Task objective:
Write out the data below exactly, beginning with the first line and ending once the line that has "-519,11 +536,17 @@" is written.

[Data entries]
@@ -505,12 +514,20 @@
     unsigned dw[(N + 3) / 4];
 #pragma unroll
     for (int t = 0; t < (N + 3) / 4; t++) dw[t] = p[t];
-    const unsigned tab_idx = (unsigned)(size_t)(__attribute__((address_space(3))) const unsigned char*)tab + idx;
+    unsigned tab_idx;
+    if constexpr (WIN && MIRP_A1_TABLO) tab_idx = (unsigned)(size_t)tab + idx;
+    else tab_idx = (unsigned)(size_t)(__attribute__((address_space(3))) const unsigned char*)tab + idx;
     a1_gather4<N>(tab_idx, dw, x);
 }
-template <int LO, int HI>
+template <int UMAX>
+__device__ __forceinline__ int a1_win_row(const A1& a) {
+    int r0 = a.r0;
+    asm volatile("" : "+s"(r0));
+    return ((r0 - UMAX) & 31) * CSTR;
+}
+template <bool WIN, int LO, int HI>
 __device__ __forceinline__ void a1_b0f(const A1& a, int i, int j, unsigned& best) {
-    if constexpr (HI - LO + 1 > A1_CHUNK) { a1_b0f<LO, LO + A1_CHUNK - 1>(a, i, j, best); a1_b0f<LO + A1_CHUNK, HI>(a, i, j, best); }
+    if constexpr (HI - LO + 1 > A1_CHUNK) { a1_b0f<WIN, LO, LO + A1_CHUNK - 1>(a, i, j, best); a1_b0f<WIN, LO + A1_CHUNK, HI>(a, i, j, best); }
     else {
         constexpr int N = HI - LO + 1;
         const unsigned idxp = a.pax[i + 1];
@@ -519,11 +536,17 @@
         const unsigned char* xb = a.T->XB;
         unsigned code[N], g[N];
         int x[N];
-#pragma unroll
-        for (int k = 0; k < N; k++) g[k] = rb[a.rowtab[LO + k]];
+        if constexpr (WIN) {
+            const unsigned short* rw = rb + a1_win_row<HI>(a);
+#pragma unroll
+            for (int k = 0; k < N; k++) g[k] = rw[(N - 1 - k) * CSTR];
+        } else {
+#pragma unroll
+            for (int k = 0; k < N; k++) g[k] = rb[a.rowtab[LO + k]];
+        }
 #pragma unroll
         for (int k = 0; k < N; k++) if (!a.code4) code[k] = ql[LO + k];
-        if (a.code4) a1_codes4<N>(a, 0, a.n + 2 - j + LO, xb, idxp, x);
+        if (a.code4) a1_codes4<N, WIN>(a, 0, a.n + 2 - j + LO, xb, idxp, x);
         else {
 #pragma unroll
             for (int k = 0; k < N; k++) x[k] = xb[idxp + code[k]];
@@ -532,9 +555,9 @@
         for (int k = 0; k < N; k++) { const unsigned e = ((g[k] + (unsigned)x[k]) << 10) + a.P->kb0_key[LO + k]; best = e < best ? e : best; }
     }
 }
-template <int LO, int HI>
+template <bool WIN, int LO, int HI>
 __device__ __forceinline__ void a1_b1f(const A1& a, int i, int j, unsigned& best) {
-    if constexpr (HI - LO + 1 > A1_CHUNK) { a1_b1f<LO, LO + A1_CHUNK - 1>(a, i, j, best); a1_b1f<LO + A1_CHUNK, HI>(a, i, j, best); }
+    if constexpr (HI - LO + 1 > A1_CHUNK) { a1_b1f<WIN, LO, LO + A1_CHUNK - 1>(a, i, j, best); a1_b1f<WIN, LO + A1_CHUNK, HI>(a, i, j, best); }
     else {
         constexpr int N = HI - LO + 1;
         const unsigned idxq = a.qbr[a.n + 2 - j];
@@ -543,11 +566,17 @@
         const unsigned char* xb = a.T->XB;
         unsigned code[N], g[N];
         int x[N];
-#pragma unroll
-        for (int k = 0; k < N; k++) g[k] = rb[a.rowtab[LO + k] + (LO + k)];
+        if constexpr (WIN) {
+            const unsigned short* rw = rb + a1_win_row<HI>(a);
+#pragma unroll
+            for (int k = 0; k < N; k++) g[k] = rw[(N - 1 - k) * CSTR + (LO + k)];
+        } else {
+#pragma unroll
+            for (int k = 0; k < N; k++) g[k] = rb[a.rowtab[LO + k] + (LO + k)];
+        }
 #pragma unroll
         for (int k = 0; k < N; k++) if (!a.code4) code[k] = pl[LO + k];
-        if (a.code4) a1_codes4<N>(a, 1, i + 1 + LO, xb, idxq, x);
+        if (a.code4) a1_codes4<N, WIN>(a, 1, i + 1 + LO, xb, idxq, x);
         else {
 #pragma unroll
             for (int k = 0; k < N; k++) x[k] = xb[idxq + code[k]];
@@ -556,9 +585,9 @@
         for (int k = 0; k < N; k++) { const unsigned e = ((g[k] + (unsigned)x[k]) << 10) + a.P->kb1_key[LO + k]; best = e < best ? e : best; }
     }
 }
-template <int LO, int HI>
+template <bool WIN, int LO, int HI>
 __device__ __forceinline__ void a1_i0f(const A1& a, int i, int j, unsigned& best) {
-    if constexpr (HI - LO + 1 > A1_CHUNK) { a1_i0f<LO, LO + A1_CHUNK - 1>(a, i, j, best); a1_i0f<LO + A1_CHUNK, HI>(a, i, j, best); }
+    if constexpr (HI - LO + 1 > A1_CHUNK) { a1_i0f<WIN, LO, LO + A1_CHUNK - 1>(a, i, j, best); a1_i0f<WIN, LO + A1_CHUNK, HI>(a, i, j, best); }
     else {
         constexpr int N = HI - LO + 1;
         const unsigned idxp = a.pax[i + 2];
@@ -567,11 +596,17 @@
         const unsigned char* xb = a.T->X1;
         unsigned code[N], g[N];
         int x[N];
-#pragma unroll
-        for (int k = 0; k < N; k++) g[k] = rb[a.rowtab[LO + k + 1]];
+        if constexpr (WIN) {
+            const unsigned short* rw = rb + a1_win_row<HI + 1>(a);
+#pragma unroll
+            for (int k = 0; k < N; k++) g[k] = rw[(N - 1 - k) * CSTR];
+        } else {
+#pragma unroll
+            for (int k = 0; k < N; k++) g[k] = rb[a.rowtab[LO + k + 1]];
+        }
 #pragma unroll
         for (int k = 0; k < N; k++) if (!a.code4) code[k] = ql[LO + k];
-        if (a.code4) a1_codes4<N>(a, 0, a.n + 2 - j + LO, xb, idxp, x);
+        if (a.code4) a1_codes4<N, WIN>(a, 0, a.n + 2 - j + LO, xb, idxp, x);
         else {
 #pragma unroll
             for (int k = 0; k < N; k++) x[k] = xb[idxp + code[k]];
@@ -580,9 +615,9 @@
         for (int k = 0; k < N; k++) { const unsigned e = ((g[k] + (unsigned)x[k]) << 10) + a.P->k1n0_key[LO + k]; best = e < best ? e : best; }
     }
 }
-template <int LO, int HI>
+template <bool WIN, int LO, int HI>
 __device__ __forceinline__ void a1_i1f(const A1& a, int i, int j, unsigned& best) {
-    if constexpr (HI - LO + 1 > A1_CHUNK) { a1_i1f<LO, LO + A1_CHUNK - 1>(a, i, j, best); a1_i1f<LO + A1_CHUNK, HI>(a, i, j, best); }
+    if constexpr (HI - LO + 1 > A1_CHUNK) { a1_i1f<WIN, LO, LO + A1_CHUNK - 1>(a, i, j, best); a1_i1f<WIN, LO + A1_CHUNK, HI>(a, i, j, best); }
     else {
         constexpr int N = HI - LO + 1;
         const unsigned idxq = a.qbr[a.n + 3 - j];
@@ -591,11 +626,17 @@
         const unsigned char* xb = a.T->X1;
         unsigned code[N], g[N];
         int x[N];
-#pragma unroll
-        for (int k = 0; k < N; k++) g[k] = rb[a.rowtab[LO + k + 1] + (LO + k)];
+        if constexpr (WIN) {
+            const unsigned short* rw = rb + a1_win_row<HI + 1>(a);
+#pragma unroll
+            for (int k = 0; k < N; k++) g[k] = rw[(N - 1 - k) * CSTR + (LO + k)];
+        } else {
+#pragma unroll
+            for (int k = 0; k < N; k++) g[k] = rb[a.rowtab[LO + k + 1] + (LO + k)];
+        }
 #pragma unroll
         for (int k = 0; k < N; k++) if (!a.code4) code[k] = pl[LO + k];
-        if (a.code4) a1_codes4<N>(a, 1, i + 1 + LO, xb, idxq, x);
+        if (a.code4) a1_codes4<N, WIN>(a, 1, i + 1 + LO, xb, idxq, x);
         else {
 #pragma unroll
             for (int k = 0; k < N; k++) x[k] = xb[idxq + code[k]];
diff --git a/mir-prefer_amd/csrc/fold_lds_kernel_body.h b/mir-prefer_amd/csrc/fold_lds_kernel_body.h
--- a/mir-prefer_amd/csrc/fold_lds_kernel_body.h
+++ b/mir-prefer_amd/csrc/fold_lds_kernel_body.h
@@ -20,7 +20,7 @@
     long long wB = 0, wA1 = 0, wA2 = 0, wW = 0, wt = 0;
     unsigned short* fml = (unsigned short*)(smem + LY.fml);
     unsigned short* cring = (unsigned short*)(smem + LY.aux);
-    short* dmlring = (short*)(cring + CRING_ROWS * CSTR);
+    short* dmlring = (short*)(cring + LY.ring_rows * CSTR);
     int* acc = (int*)(dmlring + DMLR * LCAP);
     constexpr int NACC = SPARSE ? 6 : 5;
     auto mdec_of = [&](int d) -> int* { return acc + (3 + (SPARSE ? d % 3 : (d & 1))) * LCAP; };
@@ -29,6 +29,11 @@
     pax_t* pax = (pax_t*)(smem + LY.pax);
     unsigned char* qbr = smem + LY.qb2;
     unsigned char* code4 = SPARSE ? smem + LY.code4 : nullptr;
+#ifndef MIRP_A1_WIN
+#define MIRP_A1_WIN 1
+#endif
+    constexpr bool A1WIN = TWO && MIRP_A1_WIN != 0;
+    static_assert(!A1WIN || LY.ring_rows == CRING_ROWS_WIN, "immediate-offset ring reads need the mirror rows");
 #ifdef MIRP_RAMP_CHECKED
     constexpr bool RAMPF = false;
 #else
@@ -123,9 +128,9 @@
         }
         for (int x = tid; x < DMLR * LCAP; x += NT) dmlring[x] = (short)I16_INF;
         if constexpr (RAMPF) {
-            static_assert((CRING_ROWS * CSTR) % 2 == 0, "ring initialisation by dwords");
+            static_assert((LY.ring_rows * CSTR) % 2 == 0, "ring initialisation by dwords");
             unsigned* cr32 = reinterpret_cast<unsigned*>(cring);
-            for (int x = tid; x < CRING_ROWS * CSTR / 2; x += NT) cr32[x] = 0xffffffffu;
+            for (int x = tid; x < LY.ring_rows * CSTR / 2; x += NT) cr32[x] = 0xffffffffu;
         }
         for (int x = tid; x < NACC * LCAP; x += NT) acc[x] = x >= 3 * LCAP ? INF : (int)KEY_NONE;
         if (tid == 0) {
@@ -387,7 +392,7 @@
 #define MIRP_A1_BLOCK()                                                                                                        \
                     {                                                                                                          \
                         int r0 = d - 2, um = d - 2 - (TURN + 1) < MAXLOOP ? d - 2 - (TURN + 1) : MAXLOOP;                      \
-                        asm volatile("" : "+s"(r0), "+s"(um));                                                                 \
+                        if (!A1WIN) asm volatile("" : "+s"(r0), "+s"(um));                                                     \
                         a.r0 = r0; a.um = um;                                                                                  \
                         a.rowtab = P->ring_rowoff[r0 & 31];                                                                    \
                     }                                                                                                          \
@@ -427,10 +432,10 @@
                     if (role < 8) {
 #define MIRP_GEN(CK)                                                                      \
     switch (role) {                                                                       \
-    case 0: res = MIRP_A1G<CK MIRP_A1WD, 30, 23>(a, i, j, mmo); if (CK) a1_i1<CK, 28, 29>(a, i, j, xi); else a1_i1f<28, 29>(a, i, j, xi); break;      \
-    case 1: res = MIRP_A1G<CK MIRP_A1WD, 29, 24>(a, i, j, mmo); if (CK) a1_i1<CK, 25, 27>(a, i, j, xi); else a1_i1f<25, 27>(a, i, j, xi); break;      \
-    case 2: res = MIRP_A1G<CK MIRP_A1WD, 28, 25>(a, i, j, mmo); if (CK) a1_i0<CK, 26, 29>(a, i, j, xi); else a1_i0f<26, 29>(a, i, j, xi); break;      \
-    case 3: res = MIRP_A1G<CK MIRP_A1WD, 27, 26>(a, i, j, mmo); if (CK) a1_b1<CK, 26, 30>(a, i, j, xb); else a1_b1f<26, 30>(a, i, j, xb); break;      \
+    case 0: res = MIRP_A1G<CK MIRP_A1WD, 30, 23>(a, i, j, mmo); if (CK) a1_i1<CK, 28, 29>(a, i, j, xi); else a1_i1f<A1WIN, 28, 29>(a, i, j, xi); break;      \
+    case 1: res = MIRP_A1G<CK MIRP_A1WD, 29, 24>(a, i, j, mmo); if (CK) a1_i1<CK, 25, 27>(a, i, j, xi); else a1_i1f<A1WIN, 25, 27>(a, i, j, xi); break;      \
+    case 2: res = MIRP_A1G<CK MIRP_A1WD, 28, 25>(a, i, j, mmo); if (CK) a1_i0<CK, 26, 29>(a, i, j, xi); else a1_i0f<A1WIN, 26, 29>(a, i, j, xi); break;      \
+    case 3: res = MIRP_A1G<CK MIRP_A1WD, 27, 26>(a, i, j, mmo); if (CK) a1_b1<CK, 26, 30>(a, i, j, xb); else a1_b1f<A1WIN, 26, 30>(a, i, j, xb); break;      \
     case 4: res = MIRP_A1G<CK MIRP_A1WD, MIRP_ROWS4>(a, i, j, mmo); break;                    \
     case 5: res = MIRP_A1G<CK MIRP_A1WD, MIRP_ROWS5>(a, i, j, mmo); break;                    \
     case 6: res = MIRP_A1G<CK MIRP_A1WD, MIRP_ROWS6>(a, i, j, mmo); break;                    \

Solution:
@@ -505,12 +514,20 @@
     unsigned dw[(N + 3) / 4];
 #pragma unroll
     for (int t = 0; t < (N + 3) / 4; t++) dw[t] = p[t];
-    const unsigned tab_idx = (unsigned)(size_t)(__attribute__((address_space(3))) const unsigned char*)tab + idx;
+    unsigned tab_idx;
+    if constexpr (WIN && MIRP_A1_TABLO) tab_idx = (unsigned)(size_t)tab + idx;
+    else tab_idx = (unsigned)(size_t)(__attribute__((address_space(3))) const unsigned char*)tab + idx;
     a1_gather4<N>(tab_idx, dw, x);
 }
-template <int LO, int HI>
+template <int UMAX>
+__device__ __forceinline__ int a1_win_row(const A1& a) {
+    int r0 = a.r0;
+    asm volatile("" : "+s"(r0));
+    return ((r0 - UMAX) & 31) * CSTR;
+}
+template <bool WIN, int LO, int HI>
 __device__ __forceinline__ void a1_b0f(const A1& a, int i, int j, unsigned& best) {
-    if constexpr (HI - LO + 1 > A1_CHUNK) { a1_b0f<LO, LO + A1_CHUNK - 1>(a, i, j, best); a1_b0f<LO + A1_CHUNK, HI>(a, i, j, best); }
+    if constexpr (HI - LO + 1 > A1_CHUNK) { a1_b0f<WIN, LO, LO + A1_CHUNK - 1>(a, i, j, best); a1_b0f<WIN, LO + A1_CHUNK, HI>(a, i, j, best); }
     else {
         constexpr int N = HI - LO + 1;
         const unsigned idxp = a.pax[i + 1];
@@ -519,11 +536,17 @@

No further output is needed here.